My Mary has a sad, sad story. Even more so than any other stories brought to our family through this tumultuous journey of foster care and adoption, I feel is not my story to tell.
It’s a story that I don’t know how to ever tell her.
I simply cannot fathom.
Mary is sweet. She gives long kisses and copies her big sister’s every move & sings strange little songs of beeps and raspy whispers.
Mary is strikingly beautiful. She is a mass of soft dark hair. She is a skinny-legged babe full of fire and sass and has a a hopelessly ticklish little neck and a smile that commands company.

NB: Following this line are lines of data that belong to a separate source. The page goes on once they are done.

int sync_locked(gz_ctx* c)
{
    if (c->flags_lazy) {
        c->flags_lazy = false;
        HIPCHK(c, hipMemcpyAsync(c->h_flags, c->w_flags.p, 8, hipMemcpyDeviceToHost, c->stream));
    }
    HIPCHK(c, hipStreamSynchronize(c->stream));
    if (c->x_used) {
        HIPCHK(c, hipStreamSynchronize(c->xstream));
        int32_t* const bad = reinterpret_cast<int32_t*>(reinterpret_cast<uint8_t*>(c->h_pick) + 384);
        if (*bad) {
            *bad = 0;
            HIPCHK(c, hipMemset((int32_t*)c->w_flags.p + 12, 0, 4));
            c->pend.active = false;
            return fail(c, GZ_E_INVALID, "an exchange block did not fit what was announced for it (a row longer than a row, or entries beyond the block's total): truncated, or written in another layout");
        }
    }
#ifdef GZ_DIAG
    {
        unsigned int e[8] = {0};
// ... 972 lines not shown
try {
    if (!out) return GZ_E_INVALID;
    *out = nullptr;
    static const bool load_timing = getenv("GZ_LOAD_TIMING") != nullptr;
    auto t_last = std::chrono::steady_clock::now();
    auto phase = [&](const char* what) {
        if (!load_timing) return;
        const auto t = std::chrono::steady_clock::now();
        fprintf(stderr, "gz_create: %-38s %7.2f ms\n", what, std::chrono::duration<double, std::milli>(t - t_last).count());
        t_last = t;
    };
    int n = 0;
    hipError_t e = hipGetDeviceCount(&n);
    if (e != hipSuccess || n <= 0)
        return fail(nullptr, GZ_E_NODEVICE, "no HIP device (%s)", e == hipSuccess ? "count is 0" : hipGetErrorString(e));
    if (device_id < 0 || device_id >= n) return fail(nullptr, GZ_E_INVALID, "device %d out of range (0..%d)", device_id, n - 1);
    hipDeviceProp_t prop;
    e = hipGetDeviceProperties(&prop, device_id);
    if (e != hipSuccess) return fail(nullptr, GZ_E_HIP, "hipGetDeviceProperties: %s", hipGetErrorString(e));
    if (std::strncmp(prop.gcnArchName, "gfx950", 6) != 0)
        return fail(nullptr, GZ_E_NODEVICE, "device %d is %s; this library is built for gfx950 only", device_id, prop.gcnArchName);
    phase("device count and properties");
    gz_ctx* c = new (std::nothrow) gz_ctx();
    if (!c) return fail(nullptr, GZ_E_NOMEM, "out of host memory");
    c->device = device_id;
    if (hipSetDevice(device_id) != hipSuccess || hipStreamCreateWithFlags(&c->stream, hipStreamNonBlocking) != hipSuccess ||
        hipHostMalloc((void**)&c->h_flags, 64, hipHostMallocDefault) != hipSuccess) {
        delete c;
        return fail(nullptr, GZ_E_HIP, "stream / pinned memory creation failed");
    }
    std::memset(c->h_flags, 0, 64);
    phase("device, first stream, pinned flags");
    c->opt = gz_default_options();
    for (auto& ev : c->ev) hipEventCreate(&ev);
    hipEventCreateWithFlags(&c->ev_fork, hipEventDisableTiming);
    hipEventCreateWithFlags(&c->ev_join, hipEventDisableTiming);
    for (auto& a : c->ev_sf0) for (auto& e : a) hipEventCreateWithFlags(&e, hipEventDisableTiming);
    for (auto& a : c->ev_sb) for (auto& e : a) hipEventCreateWithFlags(&e, hipEventDisableTiming);
    for (auto& a : c->ev_sf) for (auto& e : a) hipEventCreateWithFlags(&e, hipEventDisableTiming);
    for (auto& a : c->ev_sj) for (auto& e : a) hipEventCreateWithFlags(&e, hipEventDisableTiming);
    for (auto& e : c->ev_tok) hipEventCreateWithFlags(&e, hipEventDisableTiming);
    hipEventCreateWithFlags(&c->ev_x, hipEventDisableTiming);
    phase("streams and events");
    if (hipHostMalloc((void**)&c->h_pick, 512, hipHostMallocDefault) != hipSuccess) { gz_destroy(c); return fail(nullptr, GZ_E_NOMEM, "pinned memory creation failed"); }
    std::memset(c->h_pick, 0, 512);
    phase("pinned pick buffer");
    if (ensure(c, c->w_flags, 64,  true) != GZ_OK) { g_create_err = c->err; gz_destroy(c); return GZ_E_NOMEM; }
    phase("device flags");
    *out = c;
    return GZ_OK;
} GZ_CATCH(nullptr)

Sometimes Mary cries and cries and cannot be consoled. Sometimes she is scared of people she has known her whole life. I have wondered if the sadness and the fear is woven into the her fibers and if it will always be there, tangled in the background, waiting for an opportunity to remind her of its presence, if somehow some part of her unconscious mind remembers what I wasn’t there to protect her from.
I wonder if she somehow feels, for instance, why her occupational and physical therapists in her early months attributed the painful tension in her tiny body to stress; why, at four pounds and four-days-old, she came to us with stress that ran so deep it hindered her physical movement. It left a mark.
What else left a mark in those long first days? Do those marks eventually leave, or do they linger? Do they fade if not spoken of, or does silence give them weight? Is the goal here happiness–to move past it, forget it, not be scared of it or hurt by it or feel that sadness–or is it more to be content despite it, to honor the scared feelings when they happen, to bear the sad feelings with grace?
Her little body moves freely now. I can see her getting stronger, succumbing to fearfulness less, experiencing joy more, little by little. But I don’t think it will ever not be a part of her. Her story will always be her story. She will learn more of it as years go by and as she is able to understand. I feel that my role is not to pretend it didn’t happen or tell her it doesn’t matter, but to help her use it to make something beautiful.
“The children almost broken by the world become the adults most likely to change it.” -Frank Warren
I immediately thought of her when I read this. Mary was saved, and she is special. She is not broken, and she will do great things, or she will do ordinary things with great power.
Whichever, it will matter in a cosmic way.
Her mere presence on this earth, her love of bananas and her dislike of shoes, is truly miraculous. Being humbled by my children is a part of parenting that I wasn’t expecting, but watching them grow and thrive despite their tough beginnings is beautifully overwhelming. That I am allowed witness and to be the steward of this little miracle, to help her find meaning in a past she cannot change, is a blessing and a responsibility unlike any other I have experienced.
What miracles have you met in your family journey? Have you also been humbled the strength in your children?